Can you please help with how to get vocabulary x vocabulary weight matrix from multi headed attention?
I have timeseries data and I am using attention to predict the next element/token in the sequence.
E.g. input sequence: T1 - T2 - T3 - T4 - T3 - T5, where each Ti is a token. I have n such tokens in the vocabulary. Each token is represented with 56 dimensions. The attention layer takes such a sequence as an input and returns attention weights and attention outputs (as shown here).
How do I get the nxn i.e. vocabulary_size x vocabulary_size (or embedding x embedding) matrix as an output? Each entry in the matrix indicates the importance of the particular vocabulary element compared to other vocabulary elements?

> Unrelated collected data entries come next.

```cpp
static bool fuse_mac() { return option(OPT_KS_FUSE_MAC) != 0; }
static long big_threshold() { return (long)option(OPT_KS_BIG_TILES); }
static long fuse_mac_threshold() { return (long)option(OPT_KS_FUSE_MAC_TILES); }

bool chain_fusion_supported() { return fuse_mac() && fuse_mac_threshold() == (1L << 40); }

template <int MODE>
static void b_ks_tail(Context &c, const BatchWs &w, u64 *digits, const KsItem *items, const void *final_items, const u64 *shared_key, int B,
                      int ell, hipStream_t s, const Handoff &h)
{
    const size_t N = c.N;
    const int K = c.K, sp = K - 1;
    const long tiles = (long)(N >> 10) * B * ell * ell;
    const bool big = tiles >= big_threshold(), fused_mac = fuse_mac() && tiles < fuse_mac_threshold();
    if (big) {
        launch_ntt_cols_inv(c, digits, (long)N, B * ell, nullptr, 0, ell, s);
        f_ks_lift_fcols(c, digits, w.ext, B, ell, s);
    } else
        f_ks_icols_lift_fcols(c, digits, w.ext, B, ell, s);
    u64 *acc_last = w.acc + (size_t)ell * N;
    const long acc_ps = (long)(ell + 1) * (long)N;
    if (!fused_mac) {
        launch_ntt_rows_fwd(c, w.ext, (long)N, B * ell * ell, c.ks_prime_idx(ell), 0, ell * ell, s);
        DC_LAUNCH(b_ks_mac_kernel<MODE>, dim3((unsigned)(N / (2 * kBT)), ell + 1, B), dim3(kBT), 0, s, w.acc, w.ext, w.target, items,
                           shared_key, ell, K, N, c.logN, c.d_mods);
        f_irows_strided(c, acc_last, acc_ps, sp, 1, acc_last, acc_ps, 2 * B, s);
    } else
        f_ks_frows_mac(c, MODE, w.ext, MODE == 1 ? nullptr : w.target, MODE == 1 ? reinterpret_cast<const KsItem *>(final_items) : items,
                       shared_key, w.acc, B, ell, s, MODE == 0);
    if (big) {
        launch_ntt_cols_inv(c, acc_last, acc_ps, 2 * B, nullptr, sp, 1, s);
        f_dr_lift_fcols(c, acc_last, acc_ps, w.tmp, 2 * B, ell, sp, s);
    } else
        f_dr_icols_lift_fcols(c, acc_last, acc_ps, w.tmp, 2 * B, ell, sp, s);
    f_frows_final(c, (MODE == 1 && fused_mac) ? 4 : MODE, w.tmp, final_items, w.acc, 2 * B, ell, sp, s, RsItem{}, nullptr, nullptr, h,
                  MODE == 0 && fused_mac);
}

void b_rotate_hops(Context &c, const BatchWs &w, const KsItem *d_items, int B, int ell, hipStream_t s, const Handoff &h, int unique)
{
    if (c.hybrid()) {
        hyb_rotate_hops(c, w, d_items, B, ell, s, unique);
        return;
    }
    f_irows_rot_c1(c, d_items, ell, w.digits, B, s);
    b_ks_tail<0>(c, w, w.digits, d_items, d_items, nullptr, B, ell, s, h);
}

void b_mul_relin(Context &c, const BatchWs &w, const MulItem *d_items, const u64 *relin_key, int B, int ell, hipStream_t s, const Handoff &h)
{
    if (c.hybrid()) {
        hyb_mul_relin(c, w, d_items, relin_key, B, ell, s);
        return;
    }
    const size_t N = c.N;
    const bool fused_mac = fuse_mac() && (long)(N >> 10) * B * ell * ell < fuse_mac_threshold();
    u64 *digits = w.digits;
    if (h.in)
        digits = const_cast<u64 *>(h.in);
    else if (!fused_mac) {
        DC_LAUNCH(b_tensor_kernel, dim3((unsigned)(N / (2 * kBT)), ell, B), dim3(kBT), 0, s, d_items, w.target, ell, N, c.d_mods);
        f_irows_strided(c, w.target, (long)N, 0, ell, w.digits, (long)N, B * ell, s);
    } else
        f_irows_tensor_c2(c, d_items, ell, w.digits, B, s);
    b_ks_tail<1>(c, w, digits, nullptr, d_items, relin_key, B, ell, s, h);
}

bool mul_relin_rescale_fused(const Context &c, int B, int ell)
{
    const long tiles = (long)(c.N >> 10) * B * ell * ell;
    return !c.hybrid() && ell >= 2 && fuse_mac() && tiles < fuse_mac_threshold() && tiles < big_threshold();
}

void b_mul_relin_rescale(Context &c, const BatchWs &w, const MulRsItem *d_items, const u64 *relin_key, int B, int ell, hipStream_t s, const Handoff &h)
{
    if (!mul_relin_rescale_fused(c, B, ell)) {
        fprintf(stderr, "[dacapo_amd] b_mul_relin_rescale: no folded form for %d items at level %d under this context / these launch options "
                        "(run b_mul_relin and b_rescale)\n", B, ell);
        abort();
    }
    const u64 *digits = h.in;
    if (!digits) {
        f_irows_tensor_c2_rs(c, d_items, ell, w.digits, B, s);
        digits = w.digits;
    }
    f_ks_icols_lift_fcols(c, digits, w.ext, B, ell, s);
    f_ks_frows_mac_rs(c, w.ext, d_items, relin_key, w.acc, B, ell, s);
    f_dr2_icols_lift_fcols(c, w.acc, d_items, w.tmp, B, ell, s);
    f_frows_fold_final(c, w.tmp, d_items, w.acc, B, ell, s, h);
}

void b_rescale(Context &c, const BatchWs &w, const RsItem *d_items, int B, int ell, hipStream_t s, const SumSrc *d_srcs, const Handoff &h)
{
    const int l = ell - 1;
    const u64 *last = w.digits;
    if (h.in)
        last = h.in;
    else
        f_irows_rs_last(c, d_items, d_srcs, l, w.digits, B, s);
    f_dr_icols_lift_fcols(c, last, (long)c.N, w.tmp, 2 * B, l, l, s);
    f_frows_final(c, 2, w.tmp, d_items, nullptr, 2 * B, l, l, s, RsItem{}, nullptr, d_srcs, h);
}

__global__ __launch_bounds__(kBT) void b_fill_const_kernel(u64 *__restrict__ out, const u64 *__restrict__ residues, size_t N)
{
    const size_t k = ((size_t)blockIdx.x * kBT + threadIdx.x) * 2;
    const u64 r = residues[blockIdx.y];
    *reinterpret_cast<u64x2 *>(out + (size_t)blockIdx.y * N + k) = u64x2{ r, r };
}
void fill_const_plain(Context &c, u64 *out, const u64 *d_residues, int ell, hipStream_t s)
{
    DC_LAUNCH(b_fill_const_kernel, dim3((unsigned)(c.N / (2 * kBT)), (unsigned)ell), dim3(kBT), 0, s, out, d_residues, c.N);
}

void rescale_fused(Context &c, const Workspace &w, CtView dst, CtView src, int ell, const u64 *plain, hipStream_t s)
{
    const int l = ell - 1;
    u64 *last = w.ks_digits;
    f_irows_rs_single(c, src, l, last, s);
    f_dr_icols_lift_fcols(c, last, (long)c.N, w.ks_tmp, 2, l, l, s);
    f_frows_final(c, 3, w.ks_tmp, nullptr, nullptr, 2, l, l, s, RsItem{ src, dst, 0, 0, nullptr, nullptr }, plain);
}

template <int OP>
__global__ __launch_bounds__(kBT) void b_ew_kernel(const EwItem *__restrict__ items, int polys, int b_polys, size_t N,
                                                    const DModulus *__restrict__ mods)
{
    const int i = blockIdx.y, p = blockIdx.z % polys, b = blockIdx.z / polys;
    const EwItem it = items[b];
// ... 275 lines not shown
```

### dacapo_amd/csrc/c_api.hip

```cpp
#include "../../include/dacapo_ckks.h"

#include <algorithm>
#include <vector>

#include "kernels.hpp"
#include "plan.hpp"

using namespace dacapo;

#include "c_api_types.hpp"

static inline hipStream_t S(void *s) { return (hipStream_t)s; }
static inline CtView V(const uint64_t *p, long stride) { return CtView{ const_cast<u64 *>(p), stride }; }

namespace {
constexpr int kItemSlots = 64;
constexpr size_t kItemBytes = 128;
static_assert(sizeof(KsItem) <= kItemBytes && sizeof(MulItem) <= kItemBytes && sizeof(RsItem) <= kItemBytes && sizeof(MulRsItem) <= kItemBytes, "item slot too small");
constexpr int kConstSlotWords = 64;
void *item_slot(dc_context *ctx, const void *host_item, size_t bytes, hipStream_t s)
{
    if (!ctx->item_ring) DC_HIP_CHECK(hipMalloc(&ctx->item_ring, kItemSlots * kItemBytes));
    char *slot = static_cast<char *>(ctx->item_ring) + (size_t)(ctx->item_next++ % kItemSlots) * kItemBytes;
    DC_HIP_CHECK(hipMemcpyAsync(slot, host_item, bytes, hipMemcpyHostToDevice, s));
// ... 182 lines not shown
{
    launch_add_plain(*ctx->c, V(dst, dst_stride), V(a, a_stride), plain, ell, S(stream));
}
void dc_ct_mul_plain(dc_context *ctx, uint64_t *dst, long dst_stride, const uint64_t *a, long a_stride, const uint64_t *plain,
                     int ell, void *stream)
{
    launch_ew(*ctx->c, EwOp::Mul, V(dst, dst_stride), V(a, a_stride), V(plain, 0), 2, 1, ell, S(stream));
}
void dc_ct_mul_relin(dc_context *ctx, uint64_t *dst, long dst_stride, const uint64_t *a, long a_stride, const uint64_t *b,
                     long b_stride, const uint64_t *relin_key, int ell, void *stream)
{
    if (overlaps(dst, a) || overlaps(dst, b)) {
        mul_relin(*ctx->c, ctx->c->ws0, V(dst, dst_stride), V(a, a_stride), V(b, b_stride), relin_key, ell, S(stream));
        return;
    }
    const MulItem it{ V(a, a_stride), V(b, b_stride), V(dst, dst_stride) };
    const MulItem *d = static_cast<const MulItem *>(item_slot(ctx, &it, sizeof(it), S(stream)));
    b_mul_relin(*ctx->c, batch_ws(ctx->c->ws0), d, relin_key, 1, ell, S(stream));
}
void dc_ct_mul_relin_rescale(dc_context *ctx, uint64_t *dst, long dst_stride, const uint64_t *a, long a_stride, const uint64_t *b,
                             long b_stride, const uint64_t *relin_key, const uint64_t *add_plain, const uint64_t *mul_const, int ell,
                             void *stream)
{
    Context &c = *ctx->c;
    hipStream_t s = S(stream);
    if (c.hybrid()) {
        fprintf(stderr, "[dacapo_amd] dc_ct_mul_relin_rescale: this context switches keys with grouped digits, whose mod-down is an approximate base "
                        "conversion; the call is for SEAL-layout keys (use dc_ct_mul_relin and dc_ct_rescale)\n");
        abort();
    }
    if (ell < 2 || ell > c.max_level() || ell > kConstSlotWords) {
        fprintf(stderr, "[dacapo_amd] dc_ct_mul_relin_rescale: level %d (2..%d)\n", ell, std::min(c.max_level(), kConstSlotWords));
        abort();
    }
    const size_t N = c.N;
    const u64 *d_consts = nullptr;
    if (mul_const) {
        if (!ctx->fold_consts) DC_HIP_CHECK(hipMalloc(&ctx->fold_consts, (size_t)kItemSlots * kConstSlotWords * sizeof(u64)));
        u64 *slot = ctx->fold_consts + (size_t)(ctx->item_next % kItemSlots) * kConstSlotWords;
        DC_HIP_CHECK(hipMemcpyAsync(slot, mul_const, (size_t)ell * sizeof(u64), hipMemcpyHostToDevice, s));
        d_consts = slot;
    }
    const bool fused = mul_relin_rescale_fused(c, 1, ell), alias = overlaps(dst, a) || overlaps(dst, b);
    if (!fused || alias) {
        const size_t need = (size_t)3 * ell * N * sizeof(u64);
        if (need > ctx->fold_tmp_cap) {
            if (ctx->fold_tmp) DC_HIP_CHECK(hipFree(ctx->fold_tmp));
            ctx->fold_tmp = nullptr;
            DC_HIP_CHECK(hipMalloc(&ctx->fold_tmp, need));
            ctx->fold_tmp_cap = need;
        }
    }
    if (fused) {
        const CtView out = alias ? CtView{ ctx->fold_tmp, (long)(ell - 1) * (long)N } : V(dst, dst_stride);
        MulRsItem it;
        it.a = V(a, a_stride), it.b = V(b, b_stride), it.dst = out;
        it.add = add_plain, it.mul = d_consts, it.mul_stride = 1;
        const MulRsItem *d = static_cast<const MulRsItem *>(item_slot(ctx, &it, sizeof(it), s));
        b_mul_relin_rescale(c, batch_ws(c.ws0), d, relin_key, 1, ell, s);
        if (alias) launch_ew(c, EwOp::Copy, V(dst, dst_stride), out, out, 2, 2, ell - 1, s);
        return;
    }
    const CtView prod{ ctx->fold_tmp, (long)ell * (long)N };
    u64 *mul_plain = nullptr;
    if (d_consts) {
        mul_plain = ctx->fold_tmp + (size_t)2 * ell * N;
        fill_const_plain(c, mul_plain, d_consts, ell, s);
    }
    const MulItem mi{ V(a, a_stride), V(b, b_stride), prod };
    b_mul_relin(c, batch_ws(c.ws0), static_cast<const MulItem *>(item_slot(ctx, &mi, sizeof(mi), s)), relin_key, 1, ell, s);
    const RsItem ri{ prod, V(dst, dst_stride), 0, 0, add_plain, mul_plain };
    b_rescale(c, batch_ws(c.ws0), static_cast<const RsItem *>(item_slot(ctx, &ri, sizeof(ri), s)), 1, ell, s);
}
void dc_ct_rotate_hop(dc_context *ctx, uint64_t *dst, long dst_stride, const uint64_t *src, long src_stride,
                      uint32_t galois_elt, const uint64_t *galois_key, int ell, void *stream)
{
    if (overlaps(dst, src)) {
        rotate_hop(*ctx->c, ctx->c->ws0, V(dst, dst_stride), V(src, src_stride), galois_elt, galois_key, ell, S(stream));
        return;
    }
    const KsItem it{ V(src, src_stride), V(dst, dst_stride), galois_key, galois_elt, 0 };
    const KsItem *d = static_cast<const KsItem *>(item_slot(ctx, &it, sizeof(it), S(stream)));
    b_rotate_hops(*ctx->c, batch_ws(ctx->c->ws0), d, 1, ell, S(stream));
}
void dc_ct_rotate_hoisted(dc_context *ctx, uint64_t *const *dsts, long dst_stride, const uint64_t *src, long src_stride,
                          const uint32_t *galois_elts, const uint64_t *const *galois_keys, int count, int ell, void *stream)
{
    const size_t B = (size_t)count;
    const KsItem *d = hoist_items(ctx, "dc_ct_rotate_hoisted", ", where dc_ct_rotate_hop already takes the digits before the automorphism", "hops",
                                  count, ell, B, S(stream), [&](std::vector<KsItem> &h) {
                                      for (size_t b = 0; b < B; b++)
                                          h.push_back(KsItem{ V(src, src_stride), V(dsts[b], dst_stride), galois_keys[b], galois_elts[b], 0 });
                                      h.push_back(KsItem{ V(src, src_stride), V(src, src_stride), nullptr, 1u, 0 });
                                      return (size_t)0;
                                  });
    Context &c = *ctx->c;
    const BatchWs w{ c.ws0.ct_tmp, c.ws0.ks_digits, c.ws0.ks_ext, ctx->hoist_acc, ctx->hoist_tmp };
    hoist_rotate_hops(c, w, d, d + B, count, 1, ell, S(stream));
}
void dc_ct_rotate_sum_hoisted(dc_context *ctx, uint64_t *dst, long dst_stride, const uint64_t *const *srcs, long src_stride,
                              const uint32_t *galois_elts, const uint64_t *const *galois_keys, const uint64_t *const *plains,
                              const uint64_t *const *plains_sp, int count, int ell, void *stream)
{
    const size_t B = (size_t)count;
    size_t U = 0;
    const KsItem *d = hoist_items(ctx, "dc_ct_rotate_sum_hoisted", " (ks_special > 1)", "members", count, ell, 1, S(stream), [&](std::vector<KsItem> &h) {
        std::vector<size_t> order(B);
        for (size_t b = 0; b < B; b++) order[b] = b;
        std::stable_sort(order.begin(), order.end(), [&](size_t x, size_t y) { return srcs[x] < srcs[y]; });
        std::vector<KsItem> sources;
        for (size_t b : order) {
            const u64 *pl = plains ? plains[b] : nullptr, *psp = plains_sp ? plains_sp[b] : nullptr;
            if ((pl == nullptr) != (psp == nullptr)) {
                fprintf(stderr, "[dacapo_amd] dc_ct_rotate_sum_hoisted: member %zu has one of plains / plains_sp only\n", b);
                abort();
            }
            const CtView sv = V(srcs[b], src_stride);
            if (sources.empty() || sources.back().src.p != sv.p) sources.push_back(KsItem{ sv, sv, nullptr, 1u, 0 });
            h.push_back(KsItem{ sv, V(dst, dst_stride), galois_keys[b], galois_elts[b], (u32)(sources.size() - 1), pl, psp });
        }
        h.push_back(KsItem{ V(dst, dst_stride), V(dst, dst_stride), nullptr, 0u, (u32)B });
        h.insert(h.end(), sources.begin(), sources.end());
        return U = sources.size();
    });
    const BatchWs w{ nullptr, ctx->hoist_digits, ctx->hoist_ext, ctx->hoist_acc, ctx->hoist_tmp };
    hoist_rotate_sum(*ctx->c, w, d, d + B + 1, count, (int)U, d + B, 1, ell, S(stream));
}
void dc_ct_rescale(dc_context *ctx, uint64_t *dst, long dst_stride, const uint64_t *src, long src_stride, int ell, void *stream)
{
    const RsItem it{ V(src, src_stride), V(dst, dst_stride), 0, 0, nullptr, nullptr };
    const RsItem *d = static_cast<const RsItem *>(item_slot(ctx, &it, sizeof(it), S(stream)));
    b_rescale(*ctx->c, batch_ws(ctx->c->ws0), d, 1, ell, S(stream));
}
void dc_ct_modswitch(dc_context *ctx, uint64_t *dst, long dst_stride, const uint64_t *src, long src_stride, int ell, int down,
                     void *stream)
{
    if (down <= 0 || (dst == src && dst_stride == src_stride)) return;
    launch_ew(*ctx->c, EwOp::Copy, V(dst, dst_stride), V(src, src_stride), V(src, src_stride), 2, 2, ell - down, S(stream));
}
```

Specifically, the model is as follows,
model summary BuildModel(
(out_proj): Linear(in_features=56, out_features=56, bias=True)
(fully_connected): Linear(in_features=56, out_features=28, bias=True)

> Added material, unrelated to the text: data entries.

## Fuse SAGE aggregation dedup into a tiled single kernel with shared-memory hashing

Replaces the three-kernel global dedup pipeline (classify into a global hash table, aggregate representatives, broadcast copies) with one tiled kernel. Each block resolves node rows for a tile of neighbor lists into shared memory, deduplicates identical rows with a shared hash table, sums features once per unique row and writes the result to every duplicate. This drops two launches, the global table memset and cleanup, and the read-back of output rows in broadcast. In exchange, dedup now only catches repeats within a tile, and the large shared-memory footprint may limit occupancy.

```diff
diff --git a/euler_b200/csrc/capi.cu b/euler_b200/csrc/capi.cu
--- a/euler_b200/csrc/capi.cu
+++ b/euler_b200/csrc/capi.cu
@@ -92,28 +92,6 @@
   return EU_OK;
 }
 
-int agg_reserve(eu_ctx* c, int64_t rows, int64_t table_slots) {
-  if (rows <= c->agg_rows && table_slots <= c->agg_slots) return EU_OK;
-  int rc;
-  if ((rc = refuse_growth_in_capture(c, "the aggregation scratch"))) return rc;
-  EU_CUDA(cudaStreamSynchronize(c->stream));
-  if (table_slots > c->agg_slots) {
-    c->agg_slots = 0;
-    if ((rc = regrow(&c->d_agg_tab, table_slots))) return rc;
-    EU_CUDA(cudaMemsetAsync(c->d_agg_tab, 0, sizeof(unsigned long long) * (size_t)table_slots, c->stream));
-    c->agg_slots = table_slots;
-  }
-  if (rows > c->agg_rows) {
-    c->agg_rows = 0;
-    if ((rc = regrow(&c->d_agg_src, rows))) return rc;
-    if ((rc = regrow(&c->d_agg_rep, rows))) return rc;
-    if ((rc = regrow(&c->d_agg_slot, rows))) return rc;
-    if (!c->d_agg_nrep && (rc = regrow(&c->d_agg_nrep, 1))) return rc;
-    c->agg_rows = rows;
-  }
-  return EU_OK;
-}
-
 static std::mutex g_default_mu;
 static eu_graph* g_default_graph = nullptr;
 static eu_ctx* g_default_ctx = nullptr;
@@ -144,7 +122,6 @@
   cudaFree(c->d_rng); cudaFree(c->d_dedup); cudaFree(c->d_first); cudaFree(c->d_rowof);
   cudaFree(c->d_elig); cudaFree(c->d_state); cudaFree(c->d_emask); cudaFree(c->d_woff); cudaFree(c->d_blkpre); cudaFree(c->d_blkmul); cudaFree(c->d_live); cudaFree(c->d_dup); cudaFree(c->d_nlive); cudaFree(c->d_front[0]); cudaFree(c->d_front[1]);
   cudaFree(c->d_misc); cudaFree(c->d_stage); cudaFree(c->d_walkv);
-  cudaFree(c->d_agg_tab); cudaFree(c->d_agg_src); cudaFree(c->d_agg_rep); cudaFree(c->d_agg_slot); cudaFree(c->d_agg_nrep);
   for (int i = 0; i < 2; ++i) { if (c->aux[i]) cudaStreamDestroy(c->aux[i]); if (c->ev_join[i]) cudaEventDestroy(c->ev_join[i]); }
   if (c->ev_fork) cudaEventDestroy(c->ev_fork);
   if (c->h_pin) cudaFreeHost(c->h_pin);
diff --git a/euler_b200/csrc/internal.h b/euler_b200/csrc/internal.h
--- a/euler_b200/csrc/internal.h
+++ b/euler_b200/csrc/internal.h
@@ -127,12 +127,6 @@
   int32_t* d_dup = nullptr;
   unsigned int* d_nlive = nullptr;
   unsigned long long* d_front[2] = {nullptr, nullptr};
-  int64_t agg_rows = 0, agg_slots = 0;
-  unsigned long long* d_agg_tab = nullptr;
-  int32_t* d_agg_src = nullptr;
-  int32_t* d_agg_rep = nullptr;
-  uint32_t* d_agg_slot = nullptr;
-  unsigned int* d_agg_nrep = nullptr;
   void* d_misc = nullptr;
   int64_t misc_bytes = 0;
   float* d_walkv = nullptr;
@@ -174,7 +168,6 @@
                       int dim, float* out);
 size_t ragged_scan_bytes(int64_t M);
 int sparse_entry_ptr(eu_ctx* c, const int64_t* nodes, int64_t M, int32_t fid, void* tmp, size_t tmp_bytes, int64_t* ptr);
-int agg_reserve(eu_ctx* c, int64_t rows, int64_t table_slots);
 int refuse_growth_in_capture(eu_ctx* c, const char* what);
 int graph_build_sampler(eu_graph* g);
 int graph_build_labels(eu_graph* g);
diff --git a/euler_b200/csrc/mp_ops.cu b/euler_b200/csrc/mp_ops.cu
--- a/euler_b200/csrc/mp_ops.cu
+++ b/euler_b200/csrc/mp_ops.cu
@@ -1,12 +1,9 @@
+#include <limits.h>
 #include <stdlib.h>
 
-#include <cooperative_groups.h>
-
 #include <algorithm>
 
 #include "segment.cuh"
-
-namespace cg = cooperative_groups;
 
 namespace eu {
 
@@ -148,96 +145,165 @@
   if (i < size * D) out[i] = __fdiv_rn(out[i], __fadd_rn(cnt[i / D], 1e-7f));
 }
 
-__global__ void __launch_bounds__(256) k_sage_classify(DevGraph g, const unsigned long long* __restrict__ ids, int64_t rows,
-                                                       int32_t count, unsigned long long* tab, unsigned long long mask,
-                                                       int32_t* __restrict__ src, int32_t* __restrict__ reps,
-                                                       uint32_t* __restrict__ rep_slot, unsigned int* n_rep) {
-  const int64_t stride = (int64_t)gridDim.x * blockDim.x;
-  for (int64_t r = blockIdx.x * (int64_t)blockDim.x + threadIdx.x; r < rows; r += stride) {
-    const unsigned long long* seg = ids + r * count;
-    unsigned long long h = 0;
-    bool any = false;
-#pragma unroll 4
-    for (int32_t j = 0; j < count; ++j) {
-      const unsigned long long id = __ldg(seg + j);
-      any |= lookup_row(g, id) >= 0;
-      h = mix64(h + id + 1);
-    }
-    if (!any) { src[r] = -1; continue; }
-    const unsigned long long tag = h & 0xFFFFFFFF00000000ull;
-    unsigned long long p = h & mask;
-    while (true) {
-      unsigned long long sl = *reinterpret_cast<volatile unsigned long long*>(tab + p);
-      if (sl == 0ull) {
-        sl = atomicCAS(tab + p, 0ull, tag | (unsigned long long)(r + 1));
-        if (sl == 0ull) {
-          src[r] = (int32_t)r;
-          const cg::coalesced_group grp = cg::coalesced_threads();
-          unsigned int q = 0;
-          if (grp.thread_rank() == 0) q = atomicAdd(n_rep, grp.size());
-          q = grp.shfl(q, 0) + grp.thread_rank();
-          reps[q] = (int32_t)r;
-          rep_slot[q] = (uint32_t)p;
-          break;
+template <int NV, bool FULL>
+__device__ __forceinline__ void sage_row_sum(const float* __restrict__ feat, int32_t fd, int lane, int32_t my, float4 (&acc)[NV]) {
+  unsigned valid = __ballot_sync(0xffffffffu, my >= 0);
+  while (valid) {
+    float4 v[4][NV];
+    int n = 0;
+#pragma unroll
+    for (int q = 0; q < 4; ++q) {
+      if (valid) {
+        const int j = __ffs(valid) - 1;
+        valid &= valid - 1;
+        const int32_t row = __shfl_sync(0xffffffffu, my, j);
+        const float* p = feat + (int64_t)row * fd;
+#pragma unroll
+        for (int t = 0; t < NV; ++t) v[q][t] = (FULL || lane * 4 + t * 128 < fd) ? ldg4(p + t * 128) : make_float4(0.f, 0.f, 0.f, 0.f);
+        n = q + 1;
+      }
+    }
+#pragma unroll
+    for (int q = 0; q < 4; ++q) {
+      if (q < n) {
+#pragma unroll
+        for (int t = 0; t < NV; ++t) {
+          acc[t].x = __fadd_rn(acc[t].x, v[q][t].x); acc[t].y = __fadd_rn(acc[t].y, v[q][t].y);
+          acc[t].z = __fadd_rn(acc[t].z, v[q][t].z); acc[t].w = __fadd_rn(acc[t].w, v[q][t].w);
         }
       }
-      if ((sl & 0xFFFFFFFF00000000ull) == tag) {
-        const int64_t o = (int64_t)(sl & 0xFFFFFFFFull) - 1;
-        const unsigned long long* os = ids + o * count;
-        bool same = true;
-#pragma unroll 4
-        for (int32_t j = 0; j < count; ++j) same &= __ldg(seg + j) == __ldg(os + j);
-        if (same) { src[r] = (int32_t)o; break; }
-      }
-      p = (p + 1) & mask;
-    }
+    }
+  }
+}
+
+static constexpr int kTileMaxRows = 256;
+static constexpr int kTileIds = 8192;
+template <int NV, bool FULL> constexpr int tile_threads() { return NV == 1 || (NV == 2 && FULL) ? 512 : 256; }
+
+template <int NV, bool FULL>
+__global__ void __launch_bounds__(tile_threads<NV, FULL>(), tile_threads<NV, FULL>() == 512 ? 2 : 1) k_sage_mean_tiled(DevGraph g, const unsigned long long* __restrict__ ids, int64_t rows,
+                                                         int32_t count, int T, bool mean, float* __restrict__ out) {
+  __shared__ int32_t s_row[kTileIds];
+  __shared__ unsigned long long s_tab[2 * kTileMaxRows];
+  __shared__ int32_t s_first[2 * kTileMaxRows];
+  __shared__ int32_t s_src[kTileMaxRows];
+  __shared__ int32_t s_list[kTileMaxRows];
+  __shared__ int s_n;
+  const int tid = threadIdx.x, lane = tid & 31;
+  const int32_t fd = FULL ? NV * 128 : g.feat_dim;
+  const float* __restrict__ feat = g.feat + lane * 4;
+  const float denom = __fadd_rn((float)count, 1e-7f);
+  const int nslot = 2 * T;
+  const int64_t tiles = (rows + T - 1) / T;
+  for (int64_t tile = blockIdx.x; tile < tiles; tile += gridDim.x) {
+    const int64_t r0 = tile * T;
+    const int n = (int)min((int64_t)T, rows - r0);
+    const unsigned long long* tids = ids + r0 * count;
+    for (int k0 = 0; k0 < n * count; k0 += 8 * blockDim.x) {
+      unsigned long long v[8];
+#pragma unroll
+      for (int u = 0; u < 8; ++u) { const int k = k0 + u * blockDim.x + tid; v[u] = k < n * count ? __ldg(tids + k) : 0ull; }
+#pragma unroll
+      for (int u = 0; u < 8; ++u) {
+        const int k = k0 + u * blockDim.x + tid;
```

Multiheaded attention layer returns batch_size x sequence_length x sequence_length (length of S) weight matrix.
The sequence_length x sequence_length matrix is generated from a batch of sequences. Hence, first position in the sequence may correspond to multiple tokens (e.g. T1 for sequence 1 and T2 for sequence 2). I am wondering, how do I generate n x n matrix (n is the total number of tokens) from this attention weight matrix?